I’m Sorry, But Caramilk Is The Worst And You're All Monsters
As I was online doing my weekly grocery order, I clicked through to the chocolate section to order "the very important Caramilk” (my husband’s request… and words).
“Caramilk – a golden blend of caramelised white chocolate,” the product description read. Next to this, a message said, “Sorry, temporarily unavailable.”
I began to smile while thinking: That suits me just fine, Caramilk is the worst!
I was honestly truly relieved that I didn’t have to click ‘add to cart’ and have it in my pantry. I was joyful that Caramilk, at least this time, did not make it into my house because it certainly does not belong there.
Yes, you read that correctly, I do not like Caramilk. Caramilk is the worst. I can’t stand Caramilk.
Newsflash to all: This hugely popular treat, which has found a massive cult food following in Australia is not loved by at least one person in the nation -- me.
It is honestly the worst chocolate experience I have ever had and from a chocoholic that is a MASSIVE statement. And, I know, possibly quite an unpopular one.
My husband’s love for Caramilk led me to try a piece of this “incredibly, delicious, heaven in a wrapper” (as he described it) last week, despite my gut screaming at me not to do it.
I have been traumatised ever since. Let me explain.
Firstly, there are two important facts you must know:
- I love chocolate. I would say I would sit in the top 10 per cent of chocolate lovers worldwide, perhaps even the top five per cent. I eat it a lot. Perhaps even more than one should. And I don’t have issues with this because it tastes so bloody delicious.
- I do not like white chocolate. I can tolerate it if the circumstances are desperate and there are no other chocolate options in my reach. But I would never choose it. Never.
As a chocolate lover, when there is such chocolate buzz around a type of chocolate, you owe it to yourself to try it, even if at its basis, it is white.
So with encouragement from my husband who looked like he was half way to a… well, you know, I thought that despite this warning from my usually on the money instincts, I would give it a go.
But the truth is, as I looked at the packaging, an even stronger hesitation grew within me.
The distinct yellowy, beigey shade of the chocolate pictured on the block’s wrapper, one that isn’t a vibrant bright yellow like a pineapple lolly (delicious) but also isn’t white like milk, makes for a colour that reminds me of changing my newborn daughter’s nappy years ago. And I was about to willingly put that in my mouth?!

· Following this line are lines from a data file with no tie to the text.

constexpr int kQmDwords = 44;
template <int KQ>
__device__ __forceinline__ void quality_read(const uint8_t *__restrict__ qual, uint64_t o, uint32_t len, int k,
                                             uint32_t T, int64_t mrq, uint32_t flags, uint4 &mask, uint8_t &drop) {
    typedef uint32_t u32x4_a4 __attribute__((ext_vector_type(4), aligned(4)));
    const u32x4_a4 *sp = (const u32x4_a4 *)(qual + (o & ~3ull));
    const uint32_t sb = 8 * (uint32_t)(o & 3);
    uint32_t dw[kQmDwords + 4];
#pragma unroll
    for (int c = 0; c < (kQmDwords + 4) / 4; c++) {
        const u32x4_a4 v = sp[c];
        dw[4 * c] = v.x, dw[4 * c + 1] = v.y, dw[4 * c + 2] = v.z, dw[4 * c + 3] = v.w;
    }
    uint32_t rd[kQmDwords];
#pragma unroll
    for (int j = 0; j < kQmDwords; j++) rd[j] = __builtin_amdgcn_alignbit(dw[j + 1], dw[j], sb);
    const uint32_t nfull = len >> 2, pmask = (len & 3) ? (1u << (8 * (len & 3))) - 1 : 0u;
    uint32_t run_tot = 0, total = 0, part = 0;
#pragma unroll
    for (int j = 0; j < kQmDwords; j++) {
        const bool at = (uint32_t)j == nfull;
        total = at ? run_tot : total;
        part = at ? rd[j] : part;
        run_tot = __builtin_amdgcn_sad_u8(rd[j], 0u, run_tot);
    }
// ... 470 lines not shown
                    const uint32_t i = atomicAdd(&n_rank, 1u);
                    if (i < kRankLds) rank_key[i] = ld_agent(&ws.g_specmin[g]);
                }
                __syncthreads();
                for (uint32_t t = threadIdx.x; t < nt; t += kBlock) {
                    const uint32_t g = ws.touched[t];
                    if (ld_agent(&ws.g_spec[g]) == 0) continue;
                    const uint32_t mw = ld_agent(&ws.g_specmin[g]);
                    uint32_t rank = 0;
                    if (nspec <= kRankLds) {
                        for (uint32_t u = 0; u < nspec; u++) rank += rank_key[u] < mw;
                    } else {
                        for (uint32_t u = 0; u < nt; u++) {
                            const uint32_t h = ws.touched[u];
                            if (ld_agent(&ws.g_spec[h]) > 0 && ld_agent(&ws.g_specmin[h]) < mw) rank++;
                        }
                    }
                    if (x.detail == 2) x.lists[x.list_off[r] + rank] = g;
                    if (!x.detail) {
                        atomicAdd(&a.amb[g], 1ull);
                        atomicMin(&a.first[g], (unsigned long long)first_key(read_idx, rank));
                    }
                }
            }
            __syncthreads();
            for (uint32_t t = threadIdx.x; t < nt; t += kBlock) {
                const uint32_t g = ws.touched[t];
                st_agent(&ws.g_spec[g], 0u);
                st_agent(&ws.g_specmin[g], NONE);
                st_agent(&ws.g_tot[g], 0u);
                st_agent(&ws.g_totmin[g], NONE);
            }
            __syncthreads();
            if (threadIdx.x == 0) n_touched = n_cls = 0;
            __syncthreads();
        }
        if (threadIdx.x == 0) {
            if (x.detail) {
                x.type_out[r] = type;
                x.qf_out[r] = qf;
                x.hr_out[r] = hr;
                x.len_out[r] = list_len;
            } else {
                atomicAdd(&a.stats[type == PA_UNMAPPED ? 2 : (type == PA_UNIQUELY_MAPPED ? 0 : 1)], 1ull);
                if (has_mkq && qf) atomicAdd(&a.stats[4], (unsigned long long)qf);
                if (has_mg && hr) atomicAdd(&a.stats[5], (unsigned long long)hr);
            }
        }
        __syncthreads();
    }
}
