# Algy/fast-slic

Measured on AMD Instinct MI355X. Metric: megapixels/sec @10 iters (1280x720 & 4K, K=1600); % HBM roofline, higher is better.
Workload: dtype u8/u16/i32 (integer SLIC); 1 GPU; 1280x720 RGB, K=1600, 10 iters (configs[1]), 8 frames/GPU; frames_per_gpu=8, global_frames=8, slots_per_gpu=6, submissions_per_launch_group=up to 2 (dynamic batching of the pipeline), inputs=device-resident uint8 RGB, device int16 labels, parallelism=frames sharded across GPUs, no collective

## Files before the change

### fast_slic_amd/_binding.py

```python
import ctypes as C
import os
import subprocess
import threading

import numpy as np

ARCH_NAME = "hip/gfx950"
_HERE = os.path.dirname(os.path.abspath(__file__))
_LIB_PATH = os.path.join(_HERE, "libfslic_hip.so")

CLUSTER_DTYPE = np.dtype([
    ("y", "<f4"), ("x", "<f4"), ("r", "<f4"), ("g", "<f4"), ("b", "<f4"), ("a", "<f4"),
    ("number", "<u2"), ("is_active", "u1"), ("is_updatable", "u1"), ("num_members", "<u4"),
])
assert CLUSTER_DTYPE.itemsize == 32

FSLIC_OK, FSLIC_E_INVALID, FSLIC_E_UNSUPPORTED, FSLIC_E_HIP, FSLIC_E_INTERNAL = range(5)


class Params(C.Structure):
    _fields_ = [
        ("max_iter", C.c_int32), ("compactness", C.c_float), ("min_size_factor", C.c_float),
        ("subsample_stride", C.c_int32), ("convert_to_lab", C.c_int32),
        ("manhattan_spatial_dist", C.c_int32), ("preemptive", C.c_int32),
        ("preemptive_thres", C.c_float), ("num_threads", C.c_int32), ("debug_mode", C.c_int32),
        ("abi", C.c_int32), ("variant", C.c_int32), ("reserved", C.c_int32 * 4),
    ]


EXPORTS = [
    "fslic_hip_device_count", "fslic_hip_create", "fslic_hip_destroy", "fslic_hip_initialize_clusters",
    "fslic_hip_iterate", "fslic_hip_iterate_device", "fslic_hip_iterate_batch", "fslic_hip_submit_group",
    "fslic_hip_wait_group", "fslic_hip_rgb_to_lab",
    "fslic_hip_enforce_connectivity", "fslic_hip_enforce_connectivity_nodes", "fslic_hip_last_prelabels", "fslic_hip_last_timing_report",
    "fslic_hip_last_device_times", "fslic_hip_set_launch_timing", "fslic_hip_last_assign_loop", "fslic_hip_last_group_frames", "fslic_hip_last_path", "fslic_hip_last_launch_mode", "fslic_hip_group_done", "fslic_hip_last_error", "fslic_hip_version",
    "fslic_hip_get_connectivity", "fslic_hip_knn_connectivity", "fslic_hip_get_mask_density", "fslic_hip_cluster_density_to_mask",
    "fslic_hip_pipeline_submit", "fslic_hip_pipeline_drain", "fslic_hip_pipeline_batching", "fslic_hip_last_host_topk_frames",
    "fslic_hip_separate_pass_redos", "fslic_hip_copy_bandwidth", "fslic_hip_last_recorder_report",
    "fslic_hip_crf_new", "fslic_hip_crf_free", "fslic_hip_crf_copy", "fslic_hip_crf_get_params", "fslic_hip_crf_set_params",
    "fslic_hip_crf_set_compat", "fslic_hip_crf_get_compat", "fslic_hip_crf_num_classes", "fslic_hip_crf_first_time",
    "fslic_hip_crf_last_time", "fslic_hip_crf_num_frames", "fslic_hip_crf_pop_frame", "fslic_hip_crf_push_frame", "fslic_hip_crf_frame",
    "fslic_hip_crf_frame_time", "fslic_hip_crf_frame_set_clusters", "fslic_hip_crf_frame_get_clusters",
    "fslic_hip_crf_frame_set_connectivity", "fslic_hip_crf_frame_set_connectivity_csr", "fslic_hip_crf_frame_get_connectivity",
    "fslic_hip_crf_frame_set_mask", "fslic_hip_crf_frame_set_proba", "fslic_hip_crf_frame_set_unbiased", "fslic_hip_crf_frame_set_unary",
    "fslic_hip_crf_frame_get_unary", "fslic_hip_crf_frame_spatial_energy", "fslic_hip_crf_frame_temporal_energy",
    "fslic_hip_crf_frame_get_inferred", "fslic_hip_crf_frame_reset_inferred", "fslic_hip_crf_initialize", "fslic_hip_crf_inference",
    "fslic_hip_crf_expf_host", "fslic_hip_crf_expf_device",
    "fslic_hip_pool_workspace_size", "fslic_hip_pool", "fslic_hip_pool_finalize", "fslic_hip_unpool",
    "fslic_hip_rag_workspace_size", "fslic_hip_rag_accumulate", "fslic_hip_rag_compact",
    "fslic_hip_crf_tensor_workspace_size", "fslic_hip_crf_tensor_inference",
    "fslic_hip_crf_tensor_grad_workspace_size", "fslic_hip_crf_tensor_inference_saved", "fslic_hip_crf_tensor_backward",
]
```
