int rsn_device_cus() {
  static int cache[64] = {0};
  int dev = 0;
// ... 29 lines not shown
  size_t off = 0;
  const size_t x_seg = (size_t)(L->nb * 4) * L->nb * blk;
  const size_t enc_seg = (size_t)RSN_ENC_ITS * L->nb * blk;
  for (int l = 0; l < d->num_layers; ++l) {
    if (l == 0) {
      L->w_enc0 = off;
      off += enc_seg;
    } else {
      L->w_x[l] = off;
      off += x_seg;
      if (l == d->skip_layer) {
        L->w_enc_skip = off;
        off += enc_seg;
      }
    }
    L->b[l] = off;
    off += (size_t)d->width;
  }
  L->w_bh = off;
  off += (size_t)(L->nb * 4) * (L->nb + 1) * blk;
  L->b_bh = off;
  off += (size_t)(L->nb + 1) * 32;
  L->w_mid_sh = off;
  off += (size_t)RSN_SH_ITS * L->nbm * blk;
  L->w_mid_x = off;
  off += (size_t)(L->nb * 4) * L->nbm * blk;
  L->b_mid = off;
  off += (size_t)d->mid_width;
  L->w_rgb = off;
  off += (size_t)(L->nbm * 4) * 1 * blk;
  L->b_rgb = off;
  off += 32;
  for (int l = 1; l < d->num_layers; ++l) {
    L->wT_x[l] = off;
    off += x_seg;
  }
  const size_t encT_seg = (size_t)(L->nb * 4) * 4 * blk;
  L->wT_enc0 = off;
  off += encT_seg;
  L->wT_enc_skip = off;
  off += (d->skip_layer >= 1) ? encT_seg : 0;
  L->wT_bh = off;
  off += (size_t)(L->nb * 4 + 4) * L->nb * blk;
  L->wT_mid_x = off;
  off += (size_t)(L->nbm * 4) * L->nb * blk;
  L->wT_rgb = off;
  off += (size_t)4 * L->nbm * blk;
  L->v_density = off;
  off += (size_t)d->width;
  const size_t hx_seg = (size_t)(L->nb * 2) * L->nb * 3 * blk;
  const size_t henc_seg = (size_t)RSN_ENC_K16 * L->nb * 3 * blk;
  L->h_enc0 = off;
  off += henc_seg;
  for (int l = 1; l < d->num_layers; ++l) {
    L->h_x[l] = off;
    off += hx_seg;
  }
  L->h_enc_skip = off;
  off += (d->skip_layer >= 1) ? henc_seg : 0;
  L->h_bh = off;
  off += (size_t)(L->nb * 2) * (L->nb + 1) * 3 * blk;
  L->h_mid_sh = off;
  off += (size_t)RSN_SH_K16 * L->nbm * 3 * blk;
  L->h_mid_x = off;
  off += (size_t)(L->nb * 2) * L->nbm * 3 * blk;
  L->h_rgb = off;
  off += (size_t)(L->nbm * 2) * 1 * 3 * blk;
  for (int l = 1; l < d->num_layers; ++l) {
    L->hT_x[l] = off;
    off += hx_seg;
  }
  const size_t hencT_seg = (size_t)(L->nb * 2) * 4 * 3 * blk;
  L->hT_enc0 = off;
  off += hencT_seg;
  L->hT_enc_skip = off;
  off += (d->skip_layer >= 1) ? hencT_seg : 0;
  L->hT_bh = off;
  off += (size_t)(L->nb * 2 + 2) * L->nb * 3 * blk;
  L->hT_mid_x = off;
  off += (size_t)(L->nbm * 2) * L->nb * 3 * blk;
  L->hT_rgb = off;
  off += (size_t)2 * L->nbm * 3 * blk;
  L->hT_seed = (d->mma_mode == RSN_MMA_F32_FOLDED && d->num_layers >= 2) ? L->hT_x[d->num_layers - 1] : 0;
  L->q_pf = 1;
  if ((d->mma_mode == RSN_MMA_BF16 || d->mma_mode == RSN_MMA_BF16X6) && d->width == 256) {
    const int pf = d->mma_mode == RSN_MMA_BF16X6 ? 3 : 1;
    L->q_pf = pf;
    L->q_groups = pf * ((64 * (d->skip_layer >= 1 ? 2 : 1) + (d->num_layers - 1) * 128 + 16 + 128 + 16 + 64 + 16) / 16);
    L->q_stream = off;
    off += (size_t)L->q_groups * 16 * blk;
    int tg = L->q_groups;
    L->t_g_begin = tg;
    tg += pf * (1 + 4 + 9);
    L->t_g_trunk = tg;
    L->t_g_encskip = -1;
    for (int l = d->num_layers - 1; l >= 1; --l) {
      if (l == d->skip_layer) { L->t_g_encskip = tg; tg += pf * 4; }
      tg += pf * 8;
    }
    L->t_g_enc0 = tg;
    tg += pf * 4;
    L->t_g_end = tg;
    off += (size_t)(tg - L->q_groups) * 16 * blk;
  }
  if (d->mma_mode == RSN_MMA_F32_FOLDED) {
    const size_t pw = (size_t)(d->param_width > 0 ? d->param_width : d->width);
    L->fold_wc = off;
    off += ((size_t)d->mid_width * pw + 3) / 4 * 4;
    L->fold_bc = off;
    off += (size_t)d->mid_width;
    L->w_fold = off;
    off += (size_t)(L->nb * 4) * (L->nbm + 1) * blk;
    L->b_fold = off;
    off += (size_t)(L->nbm + 1) * 32;
    L->wT_fold = off;
    off += (size_t)(L->nbm * 4 + 4) * L->nb * blk;
  }
  L->total = off;
  return RSN_OK;
}

namespace {
int enc_column(int u, int f0, int nf) {
  if (u < 3 * nf) return (u / nf) * 16 + f0 + u % nf;
  if (u < 6 * nf) return 48 + ((u - 3 * nf) / nf) * 16 + f0 + u % nf;
  return (u < 6 * nf + 3 && f0 == 0) ? 96 + (u - 6 * nf) : -1;
}
int sh_column(int u, int first, int n) { return (u < n && first + u < RSN_SH_DIM) ? first + u : -1; }

int enc_slot_to_column(int k) { return enc_column((k >> 3) * 4 + (k & 3), 8 * ((k >> 2) & 1), 8); }
int sh_slot_to_column(int k) { return sh_column((k >> 3) * 4 + (k & 3), 17 * ((k >> 2) & 1), 17); }
int enc16_slot_to_column(int k) { return enc_column((k >> 5) * 8 + (k & 7), 4 * ((k >> 3) & 3), 4); }
int sh16_slot_to_column(int k) { return sh_column((k >> 5) * 8 + (k & 7), 9 * ((k >> 3) & 3), 9); }

int perm16_row_to_feature(int n) {
  const int b = n >> 4, g = (n >> 2) & 3, r = n & 3;
  return 32 * (b >> 1) + 8 * g + 4 * (b & 1) + r;
}

struct HeadRows { int head, row0, n_rows; };
constexpr HeadRows kHeads[5] = {{0, 0, 1}, {1, 1, 3}, {2, 4, 3}, {3, 8, 1}, {4, 12, 3}};
}

extern "C" int rsn_train_saved_layout(const rsn_field_desc* d, int32_t* enc_cols, int32_t* sh_cols, int32_t* narrow_bf16,
                                      int32_t* enc_map, int32_t* sh_map) {
  RSN_REQUIRE(d && enc_cols && sh_cols && narrow_bf16 && enc_map && sh_map, RSN_ERR_INVALID_ARGUMENT, "a pointer is NULL");
  RsnPackedLayout L;
  const int rc = rsn_compute_layout(d, &L);
  if (rc != RSN_OK) return rc;
  const bool ring = rsn_ring_training(d);
  *enc_cols = ring ? 128 : RSN_K_ENC_PAD; *sh_cols = ring ? 64 : RSN_K_SH_PAD;
  *narrow_bf16 = (ring && d->mma_mode == RSN_MMA_BF16) ? 1 : 0;
  for (int s = 0; s < 128; ++s) enc_map[s] = ring ? enc16_slot_to_column(s) : enc_slot_to_column(s);
  for (int s = 0; s < 64; ++s) sh_map[s] = ring ? sh16_slot_to_column(s) : sh_slot_to_column(s);
  return RSN_OK;
}

extern "C" size_t rsn_packed_weights_bytes(const rsn_field_desc* desc) {
  RsnPackedLayout L;
  if (rsn_compute_layout(desc, &L) != RSN_OK) return 0;
  return L.total * sizeof(float);
}

#define PACK_MAX_ROWS 288
#define PACK_MAX_COLS 256
#define PACK_MAX_SRC 6
// ... 265 lines not shown
  j = gemm(p->bottleneck_w, W, L.wT_bh, NB * 4, NB, 1);
  rows_natural(*j, W); cols_natural(*j, W, 0);
  j = gemm(nullptr, 0, L.wT_bh + (size_t)(NB * 4) * NB * 256, 4, NB, 3);
  heads_src(*j, 0, heads_w, W); rows_natural(*j, W); cols_headsT(*j, false);
  j = gemm(p->mid_w, mid_in, L.wT_mid_x, NBM * 4, NB, 1);
  rows_natural(*j, W, RSN_SH_DIM); cols_natural(*j, MW, 0);
  j = gemm(p->rgb_w, MW, L.wT_rgb, 4, NBM, 1);
  rows_natural(*j, MW);
  for (int c = 0; c < 3; ++c) j->col[4 + c] = (int16_t)c;
  rows_natural(*bias(p->density_w, L.v_density, WP), W);

  if (L.q_stream != 0) {
    int frag = 0;
    auto ring = [&](const float* w, int ld, int ks, int nbo16, int transpose = 0) {
      PackJob* q = gemm(w, ld, L.q_stream + (size_t)frag * 256 * L.q_pf, ks, nbo16, transpose);
      q->layout = L.q_pf == 3 ? 2 : 1;
      frag += ks * nbo16;
      return q;
    };
    for (int l = 0; l < n_layers; ++l) {
      if (l >= 1) {
        j = ring(p->trunk_w[l], in_f(l), 8, 16);
        rows_perm16(*j, WP, W); cols_natural(*j, W, x_off(l));
      }
      if (l == 0 || l == skip) {
        j = ring(p->trunk_w[l], in_f(l), 4, 16);
        rows_perm16(*j, WP, W); cols_slots(*j, 128, enc16_slot_to_column);
      }
    }
    j = ring(nullptr, W, 8, 2);
    heads_src(*j, 1, heads_w, W); heads_rows(*j, 0); cols_natural(*j, W, 0);
    j = ring(p->bottleneck_w, W, 8, 16);
    rows_perm16(*j, WP, W); cols_natural(*j, W, 0);
    j = ring(p->mid_w, mid_in, 2, 8);
    rows_perm16(*j, MW, MW); cols_slots(*j, 64, sh16_slot_to_column);
    j = ring(p->mid_w, mid_in, 8, 8);
    rows_perm16(*j, MW, MW); cols_natural(*j, W, RSN_SH_DIM);
    j = ring(p->rgb_w, MW, 4, 4);
    rows_rgb(*j); cols_natural(*j, MW, 0);
    RSN_REQUIRE(frag * L.q_pf == L.q_groups * 16, RSN_ERR_INVALID_ARGUMENT, "16x32 stream: %d fragments, layout says %d groups",
                frag, L.q_groups);
    j = ring(p->rgb_w, MW, 2, 8, 1);
    rows_perm16(*j, MW, MW);
    for (int c = 0; c < 3; ++c) j->col[8 + c] = (int16_t)c;
    j = ring(p->mid_w, mid_in, 4, 16, 1);
    rows_perm16(*j, WP, W, RSN_SH_DIM); cols_natural(*j, MW, 0);
    j = ring(p->bottleneck_w, W, 8, 16, 1);
    rows_perm16(*j, WP, W); cols_natural(*j, W, 0);
    j = ring(nullptr, 0, 1, 16, 3);
    heads_src(*j, 0, heads_w, W); rows_perm16(*j, WP, W); cols_headsT(*j, true);
    for (int l = n_layers - 1; l >= 0; --l) {
      if (l == 0 || l == skip) {
        j = ring(p->trunk_w[l], in_f(l), 8, 8, 1);
        rows_from(*j, 128, [](int n) { return enc16_slot_to_column(perm16_row_to_feature(n)); }); cols_natural(*j, W, 0);
      }
      if (l >= 1) {
        j = ring(p->trunk_w[l], in_f(l), 8, 16, 1);
        rows_perm16(*j, WP, W, x_off(l)); cols_natural(*j, W, 0);
      }
    }
    RSN_REQUIRE(frag * L.q_pf == L.t_g_end * 16, RSN_ERR_INVALID_ARGUMENT, "transposed 16x32 stream: %d fragments, layout says %d groups",
                frag, L.t_g_end);
  }

  if (d->mma_mode == RSN_MMA_F32_FOLDED) {
    const float* wc = packed + L.fold_wc;
    j = gemm(wc, W, L.w_fold, NB * 4, NBM + 1);
    heads_src(*j, 1, heads_w, W); rows_natural(*j, MW); heads_rows(*j, MW); cols_natural(*j, W, 0);
    j = bias(packed + L.fold_bc, L.b_fold, MW + 32);
    heads_src(*j, 1, heads_b, 0); rows_natural(*j, MW); heads_rows(*j, MW);
    j = gemm(wc, W, L.wT_fold, NBM * 4, NB, 1);
    rows_natural(*j, W); cols_natural(*j, MW, 0);
    j = gemm(nullptr, 0, L.wT_fold + (size_t)(NBM * 4) * NB * 256, 4, NB, 3);
    heads_src(*j, 0, heads_w, W); rows_natural(*j, W); cols_headsT(*j, false);
  }

  auto split = [&](size_t src, int n_it, int nbo, size_t dst, size_t kscale = 0) {
    splits.push_back(SplitSeg{(unsigned)src, (unsigned)dst, (short)n_it, (short)nbo, 0, (unsigned)kscale});
  };
  if (d->mma_mode == RSN_MMA_F32 || d->mma_mode == RSN_MMA_F32_FOLDED) {
    if (L.hT_seed != 0) split(L.wT_x[n_layers - 1], NB * 4, NB, L.hT_seed, L.v_density);
    if (d->mma_mode == RSN_MMA_F32_FOLDED) {
      for (int l = 1; l + 1 < n_layers; ++l) split(L.wT_x[l], NB * 4, NB, L.hT_x[l]);
      if (skip >= 1) split(L.wT_enc_skip, NB * 4, 4, L.hT_enc_skip);
      split(L.wT_enc0, NB * 4, 4, L.hT_enc0);
    }
    return RSN_OK;
  }
  split(L.w_enc0, RSN_ENC_ITS, NB, L.h_enc0);
  for (int l = 1; l < n_layers; ++l) {
    split(L.w_x[l], NB * 4, NB, L.h_x[l]);
    split(L.wT_x[l], NB * 4, NB, L.hT_x[l]);
  }
  if (skip >= 1) {
    split(L.w_enc_skip, RSN_ENC_ITS, NB, L.h_enc_skip);
    split(L.wT_enc_skip, NB * 4, 4, L.hT_enc_skip);
  }
  split(L.wT_enc0, NB * 4, 4, L.hT_enc0);
  split(L.w_bh, NB * 4, NB + 1, L.h_bh);
  split(L.wT_bh, NB * 4 + 4, NB, L.hT_bh);
  split(L.w_mid_sh, RSN_SH_ITS, NBM, L.h_mid_sh);
  split(L.w_mid_x, NB * 4, NBM, L.h_mid_x);
  split(L.wT_mid_x, NBM * 4, NB, L.hT_mid_x);
  split(L.w_rgb, NBM * 4, 1, L.h_rgb);
  split(L.wT_rgb, 4, NBM, L.hT_rgb);
  return RSN_OK;
}
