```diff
@@ -1488,6 +1559,7 @@
     Rec &R = J.recs[i];
     const double m = std::min<double>(c->hdr.mean_len, (double)R.ref.len);
     R.cap = std::max<int64_t>(1, std::min<int64_t>(batch_capacity_for(c, R.ref.len), (int64_t)(1.08 * target / P / m) + 64));
+    R.ramp_floor = round_plan::ramp_floor(m);
     agree[i + 1] = R.cap;
   }
   if (multi) {
@@ -1513,7 +1585,9 @@
     return PBSIM_FAILED;
   }
   const int keep_lds = c->walk_lds_kb;
-  if (J.deflated()) c->walk_lds_kb = std::max(c->walk_lds_kb, 81);
+  J.walk_lds_free = keep_lds;
+  J.walk_lds_beside_deflate = J.deflated() ? std::max(keep_lds, 81) : keep_lds;
+  c->walk_lds_kb = J.walk_lds_beside_deflate;
   c->defer_text_sync = true;
   {
     const char *ho = getenv("PBSIM_JOB_HANDOFF");
@@ -1541,6 +1615,15 @@
     if (!J.settle_slot(s) && ok) ok = PBSIM_FAILED;
   for (Slot &sl : c->slots)
     for (DfLane &L : sl.df) L.arena_trim();
+  if (J.trace && J.deflated()) {
+    std::string where;
+    for (int s = 0; s < Job::kTailSlot; s++)
+      for (int w = 0; w < 2; w++)
+        for (int k = 0; k < kDfBuffers; k++)
+          if (c->slots[s].df[w].h_df_out[k].p)
+            where += " " + std::to_string(s) + "." + std::to_string(w) + "." + std::to_string(k) + ":" + std::to_string(numa_node_of(c->slots[s].df[w].h_df_out[k].p));
+    fprintf(stderr, "[pbsim job r%d] NUMA node of the lanes' pinned staging (slot.lane.buffer:node)%s\n", J.rank, where.c_str());
+  }
   if (J.trace)
     fprintf(stderr, "[pbsim job r%d] returns at %.3f ms; hand-off %s: %lld lane heads launched at a tail, %lld of them never delivered\n",
             J.rank, now_us() / 1e3, J.handoff_on ? "on" : "off", (long long)J.n_handed, (long long)J.n_handed_void);
diff --git a/pbsim3_amd/csrc/round_plan.h b/pbsim3_amd/csrc/round_plan.h
--- /dev/null
+++ b/pbsim3_amd/csrc/round_plan.h
@@ -0,0 +1,38 @@
+#pragma once
+#include <stdint.h>
+
+#include <algorithm>
+
+namespace pbsim {
+namespace round_plan {
+
+constexpr int64_t kRampFirstDiv = 16;
+constexpr int64_t kRampGrowth = 2;
+constexpr int64_t kRampFloor = 64;
+constexpr int64_t kRampFloorBases = 1000000;
+inline int64_t ramp_floor(double mean_len) {
+  return std::max<int64_t>(kRampFloor, (int64_t)((double)kRampFloorBases / std::max(mean_len, 1.0)));
+}
+
+inline int64_t round_size(int64_t rounds_begun, int64_t cap, int64_t n_total, int64_t W, int64_t floor = kRampFloor) {
+  cap = std::max<int64_t>(cap, 1);
+  W = std::max<int64_t>(W, 1);
+  const int64_t want = std::max<int64_t>((std::max<int64_t>(n_total, 0) + W - 1) / W, 1);
+  if (want <= cap) return want;
+  int64_t div = kRampFirstDiv;
+  for (int64_t k = 0; k < rounds_begun && div > 1; k++) div /= kRampGrowth;
+  return std::min(std::max<int64_t>(floor, cap / std::max<int64_t>(div, 1)), cap);
+}
+
+constexpr int64_t kBesidePct = 45;
+inline bool begin_beside(int64_t front_n_per, int64_t next_n_per, int64_t cap) {
+  return 4 * front_n_per <= cap || 100 * front_n_per <= kBesidePct * next_n_per;
+}
+
+inline int rounds_allowed(bool lookahead, int depth, int in_flight, int64_t front_n_per, int64_t next_n_per, int64_t cap) {
+  if (!lookahead || depth != 1 || in_flight != 1) return depth;
+  return begin_beside(front_n_per, next_n_per, cap) ? 2 : 1;
+}
+
+}
+}
```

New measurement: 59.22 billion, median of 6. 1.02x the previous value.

When I opened the block it wasn’t much better, it just looked like a batch of white chocolate that went off in colour and needed to go into the clearance bin.
But as any true chocolate lover does, I persevered. With the ‘Caramilk buzz’ in my ears, as well as my husband’s erotic groans, I thought this has to be good, well at least okay, right? Wrong. VERY WRONG!
As I placed the baby poo coloured chocolate square into my mouth and it hit my first taste buds, my whole body reacted like I had licked an electric fence (a horribly tasting one at that).
The disgust literally shocked my mouth. My facial expression turned into something you’d see on one of those creepy, hagged Halloween characters this time of year in Target and then this feeling jolted through my entire body.
As quickly as you can say Caramilk, the half-consumed square (now looking even more like baby poo) was spat out into a tissue that had luckily been sitting nearby.
As I washed away the remaining Caramilk residue and taste from my mouth with some water, I pondered...
There are people literally selling their Caramilk blocks for ten times the retail price, buying out entire supermarket shelves of this stuff and even writing petitions to get it back in stores and all I have to ask is why?